When Productivity Tools Trigger a Productivity Collapse
A real-world example of Reactance in action
Context
A mid-sized software company moved to permanent remote work after the pandemic and faced pressure from investors to maintain output. Leadership introduced mandatory employee-monitoring software to quantify work hours and cursor/keystroke activity, aiming to reassure stakeholders about productivity.
Situation
The IT and People teams rolled out the monitoring tool with a two-week notice and limited employee consultation. The vendor dashboard produced individual-level activity scores that managers were instructed to use in performance reviews.
The bias in action
Employees perceived the monitoring as an infringement on their autonomy and privacy. In response many began to game the system (leaving fake activity scripts running, switching to secondary devices, or clustering collaborative work off-platform) rather than changing how they worked. Others reacted emotionally: engagement dropped, informal knowledge-sharing decreased, and some high-performing contributors privately reduced discretionary effort to signal displeasure.

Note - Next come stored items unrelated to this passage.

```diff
@@ -190,7 +274,7 @@
   return o;
 }
 
-template <int W, int NW, int NC = NW, bool FS = false>
+template <int W, int NW, int NC = NW, bool FS = false, int AS = -1>
 KAS_DEV void first_fit_windows(const LdsView& L, const TopicView& T, int32_t wave, int64_t (&st)[8], uint64_t* fin = nullptr, uint64_t fin_hi = 0ull) {
   const int lane = kasw::lane();
   if constexpr (FS) {
@@ -206,19 +290,24 @@
     if (lane == 0) kasw::store_shared_u64_lds(fin, fin_hi | (uint64_t)(uint32_t)first);
   }
   int32_t fail_win = -1, fail_row = -1;
-  p4_lists_parallel<W, NW, NC>(L, T, L.ctl[KAS_CTL_LIVE], wave, st, fail_win, fail_row, fin, fin_hi);
+  if constexpr (AS == 0) {
+    if (T.ow == W) p4_lists_parallel<W, NW, NC, 0, true>(L, T, L.ctl[KAS_CTL_LIVE], wave, st, fail_win, fail_row, fin, fin_hi);
+    else p4_lists_parallel<W, NW, NC, 0, false>(L, T, L.ctl[KAS_CTL_LIVE], wave, st, fail_win, fail_row, fin, fin_hi);
+  } else {
+    p4_lists_parallel<W, NW, NC, AS>(L, T, L.ctl[KAS_CTL_LIVE], wave, st, fail_win, fail_row, fin, fin_hi);
+  }
   if constexpr (FS) kasw::wave_sync(); else kasw::sync();
   if (fail_win >= 0 && fail_win == L.ctl[KAS_CTL_FAILWIN] && lane == 0) L.ctl[KAS_CTL_FAILROW] = fail_row;
 }
 
-template <int W, int NW, int NC = NW, bool FS = false>
+template <int W, int NW, int NC = NW, bool FS = false, int AS = -1>
 KAS_DEV TopicOutcome first_fit_topic(const LdsView& L, const TopicView& T, int64_t (&st)[8], uint64_t* fin = nullptr, uint64_t fin_hi = 0ull) {
   static_assert(!FS || NW == 1, "first fit inside the order kernel's workgroup is one wavefront");
   const int32_t wave = FS ? 0 : kasw::wave_id();
   auto barrier = [&]() { if constexpr (FS) kasw::wave_sync(); else kasw::sync(); };
   if (wave == 0) first_fit_live_list(L, T, java_abs_mod(T.hash, T.N));
   barrier();
-  first_fit_windows<W, NW, NC, FS>(L, T, wave, st, fin, fin_hi);
+  first_fit_windows<W, NW, NC, FS, AS>(L, T, wave, st, fin, fin_hi);
   barrier();
   return first_fit_outcome(L, T, first_fit_hung(L));
 }
@@ -274,7 +363,7 @@
     first_fit_reset_ctl(L, tid);
     barrier();
     if (tid < NC) L.ctl[KAS_CTL_OC + tid] = p4s[2 + tid];
-    TopicOutcome o = first_fit_topic<W, NW, NC, FS>(L, T, st, FS ? &fs[0] : nullptr, (uint64_t)(uint32_t)k << 32);
+    TopicOutcome o = first_fit_topic<W, NW, NC, FS, (NW == 1 && M32C >= 0) ? M32C : -1>(L, T, st, FS ? &fs[0] : nullptr, (uint64_t)(uint32_t)k << 32);
     if (o.status != KAS_OK) {
       failed = true;
       moved_r -= tr0.moved_replicas; moved_p -= tr0.moved_partitions;
```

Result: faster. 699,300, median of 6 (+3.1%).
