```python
def ms_ssim_per_image(x, y, data_range=1.0, return_terms=False, workspace=None):
    if not (isinstance(x, torch.Tensor) and isinstance(y, torch.Tensor)) or x.dim() != 4 or x.shape != y.shape:
        raise ValueError("ms_ssim_per_image takes two [B, C, H, W] tensors of one shape")
    x, y = _dev(x).float().contiguous(), _dev(y).float().contiguous()
    if y.device != x.device:
        raise ValueError("ms_ssim_per_image: the two batches live on different devices")
# ... 589 lines not shown
```

cbench_basic_amd/nn/models/google.py:

```python
import torch
import torch.nn as nn

from ..layers.gdn import GDN
from .. import kernels as K


def conv(in_channels, out_channels, kernel_size=5, stride=2):
    return nn.Conv2d(in_channels, out_channels, kernel_size=kernel_size, stride=stride, padding=kernel_size // 2)


def deconv(in_channels, out_channels, kernel_size=5, stride=2):
    return nn.ConvTranspose2d(in_channels, out_channels, kernel_size=kernel_size, stride=stride,
                              output_padding=stride - 1, padding=kernel_size // 2)


def compile_sequential(seq, cin_active=None, cout_actives=None):
    layers = list(seq)
    plans, i = [], 0
    while i < len(layers):
        m = layers[i]
        if not isinstance(m, (nn.Conv2d, nn.ConvTranspose2d)):
            raise TypeError(f"transform must start a fused group with a convolution, got {type(m).__name__}")
        act, gamma, beta = K.ACT_NONE, None, None
        if i + 1 < len(layers):
# ... 31 lines not shown

    def plans(self):
        key = self._key()
        if self._plans is None or key != self._plan_key:
            self._plans = compile_sequential(self.model)
            self._plan_key = key
        return self._plans

    def flops(self, batch, h, w):
        total = 0
        for p in self.plans():
            total += p.flops(batch, h, w)
            h, w = p.out_hw(h, w)
        return total

    def _forward(self, x):
        for p in self.plans():
            x = p(x)
        return x

    def forward(self, input, in_channel_gains=None, out_channel_gains=None, **kwargs):
        if in_channel_gains is not None:
            input = input * in_channel_gains.reshape(1, -1, 1, 1)
        output = self._forward(input)
        if out_channel_gains is not None:
            output = output * out_channel_gains.reshape(1, -1, 1, 1)
        return output


class HyperpriorAnalysisModel(BasicHyperpriorModule):
    def __init__(self, N, M, in_channels=3, **kwargs):
        super().__init__()
        self.in_channels, self.N, self.M = in_channels, N, M
# ... 44 lines not shown
```

include/basic_hip.h:

```cpp
#ifndef BASIC_HIP_H
#define BASIC_HIP_H

#include <stdint.h>

#ifdef __cplusplus
extern "C" {
#endif

#define BASIC_OK 0
#define BASIC_ERR_INVALID (-1)
#define BASIC_ERR_NOT_INIT (-2)
#define BASIC_ERR_HIP (-3)
#define BASIC_ERR_OVERFLOW (-4)
#define BASIC_ERR_NO_DEVICE (-5)

const char *basic_last_error(void);
int basic_device_count(int *count);
int basic_set_device(int ordinal);
int basic_stream_synchronize(void *hip_stream);

typedef struct basic_rans_tables basic_rans_tables;

int basic_pmf_to_quantized_cdf(const float *pmf, int n, int precision, int32_t *cdf_out );

// ... 89 lines not shown
#define BASIC_RATE_NO_FIT 0x40000000
int basic_rate_select_dev(const uint64_t *d_bits, int n_images, int segs_per_image, int64_t per_seg, const float *d_cand, int n_cand,
                          int cand_per_image, const int32_t *d_extra_words, const int64_t *d_budget, float *d_steps_out,
                          int32_t *d_choice, int64_t *d_pred_bytes, void *hip_stream);
int basic_rate_refine_dev(const float *d_cand_in, int cand_per_image, int n_cand, const int32_t *d_choice, int n_images,
                          const float *d_t, float *d_cand_out, void *hip_stream);
int basic_lanes_pack_dev(const int32_t *d_sym, const int32_t *d_idx, int batch, int positions, int channels, int lanes,
                         int32_t *d_sym_out, int32_t *d_idx_out, void *hip_stream);
int basic_group_lanes_pack_dev(const int32_t *d_sym, const int32_t *d_idx, int batch, int64_t n, const int64_t *d_bases, int groups,
                               int lanes, int32_t *d_sym_out, int32_t *d_idx_out, void *hip_stream);
int basic_eb_quantize_index_dev(const float *d_z, const float *d_medians, int batch, int channels, int hw,
                                int32_t *d_symbols, int32_t *d_indexes, float *d_zhat, void *hip_stream);
int basic_eb_dequantize_dev(const int32_t *d_symbols, const float *d_medians, int batch, int channels,
                            int hw, float *d_zhat, void *hip_stream);
int basic_i32_to_f32_dev(const int32_t *d_in, int64_t n, float *d_out, void *hip_stream);

int basic_pgm_gauss_encode_group_dev(const float *d_y, const float *d_params, int batch, int channels, int hw,
                                     const int32_t *d_elems, int64_t n_elems, const float *d_table,
                                     int table_len, int32_t *d_symbols, int32_t *d_indexes, int64_t per_image,
                                     int64_t out_base, float *d_ybuf, void *hip_stream);
int basic_pgm_gauss_index_group_dev(const float *d_params, int batch, int channels, int hw,
                                    const int32_t *d_elems, int64_t n_elems, const float *d_table,
                                    int table_len, int32_t *d_indexes, int64_t per_image, int64_t out_base,
                                    void *hip_stream);
int basic_pgm_gauss_scatter_group_dev(const int32_t *d_symbols, const float *d_params, int batch, int channels,
                                      int hw, const int32_t *d_elems, int64_t n_elems, int64_t per_image,
                                      int64_t in_base, float *d_ybuf, void *hip_stream);

int basic_gauss_nll_per_image_dev(const float *d_q, const float *d_scales_or_params, int batch, int channels, int hw,
                                  int interleaved_mean_scale, float scale_bound, float likelihood_bound, float *d_nll,
// ... 7 lines not shown

#define BASIC_ACT_NONE 0
#define BASIC_ACT_RELU 1
#define BASIC_ACT_LEAKY_RELU 2
#define BASIC_ACT_GDN 3
#define BASIC_ACT_IGDN 4

int basic_conv_plan_create(const float *weight, const float *bias, int cin, int cout, int ksize, int stride,
                           int padding, int output_padding, int transposed, int activation,
                           const float *gamma, const float *beta, int cin_active, int cout_active,
                           basic_conv_plan **out);
int basic_conv_plan_out_hw(const basic_conv_plan *p, int in_h, int in_w, int *out_h, int *out_w);
int basic_conv_plan_channels(const basic_conv_plan *p, int *cin_active, int *cout_active);
int basic_conv_forward_dev(const basic_conv_plan *p, const float *d_in, int batch, int in_h, int in_w,
                           float *d_out, void *hip_stream);
void basic_conv_plan_destroy(basic_conv_plan *p);
int64_t basic_conv_plan_flops(const basic_conv_plan *p, int batch, int in_h, int in_w);
int basic_conv_plan_launches(const basic_conv_plan *p, int batch, int in_h, int in_w);

typedef struct basic_mconv_plan basic_mconv_plan;
int basic_mconv_plan_create(const float *weight, const float *bias, int cin, int cout, int ksize,
                            int in_groups, int out_groups, int allow_same_topogroup, int activation,
                            basic_mconv_plan **out);
int basic_mconv_forward_pos_dev(const basic_mconv_plan *p, const float *d_x, const int32_t *d_topo_in,
                                const int32_t *d_topo_out, int batch, int h, int w, const int32_t *d_pos,
                                int64_t n_pos, float *d_y, int out_channels_total, int out_channel_offset,
                                void *hip_stream);
int basic_mconv_forward_step_dev(const basic_mconv_plan *p, const float *d_x, const int32_t *d_topo_in,
                                 const int32_t *d_topo_out, int batch, int h, int w, const int32_t *d_pos,
                                 int64_t n_pos, float *d_y, int out_channels_total, int out_channel_offset,
// ... 179 lines not shown
```

Before: 885.5 Mpix/s.

## Fuse per-image absmax into producer conv epilogue and int-to-float conversion in decoder

The split f16 conv path used to run a separate image_absmax pass over each layer's input before the conv. Now the layer that produces that input computes the per-image absmax in its epilogue with wave ballot reduction and atomicMax. In the decoder, the i32-to-f32 symbol conversion also produces the absmax. This removes a full extra read of every activation tensor and one launch per layer in the g_s chain. The cost is extra register work and atomics in the conv epilogue, plus a memset of the per-layer amax buffer.

```diff
diff --git a/cbench_basic_amd/_lib.py b/cbench_basic_amd/_lib.py
--- a/cbench_basic_amd/_lib.py
+++ b/cbench_basic_amd/_lib.py
@@ -79,6 +79,9 @@
     "basic_conv_plan_create": (_I, [_P, _P, _I, _I, _I, _I, _I, _I, _I, _I, _P, _P, _I, _I, _P]),
     "basic_conv_plan_out_hw": (_I, [_P, _I, _I, _P, _P]),
     "basic_conv_forward_dev": (_I, [_P, _P, _I, _I, _I, _P, _P]),
+    "basic_conv_forward_amax_dev": (_I, [_P, _P, _I, _I, _I, _P, _P, _P, _P]),
+    "basic_conv_plan_wants_amax": (_I, [_P]),
+    "basic_i32_to_f32_amax_dev": (_I, [_P, _L, _I, _P, _P, _P]),
     "basic_conv_plan_channels": (_I, [_P, _P, _P]),
     "basic_hp_session_create": (_I, [_P, _I, _P, _I, _P, _I, _P, _I, _P, _I, _P, _P, _I, _F, _P, _P]),
     "basic_hp_encode_bound": (_L, [_P, _I, _I, _I]),
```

Managers, seeing distorted metrics, made short-term, punitive decisions that amplified distrust.
Outcome
Measured productivity on the monitoring dashboard initially rose as people tried to appear active, then fell by mid-quarter as gaming and disengagement took hold. Several senior engineers declined promotions or started looking for new roles, and voluntary turnover increased. Leadership paused the program and commissioned an employee survey after a three-month shock to morale.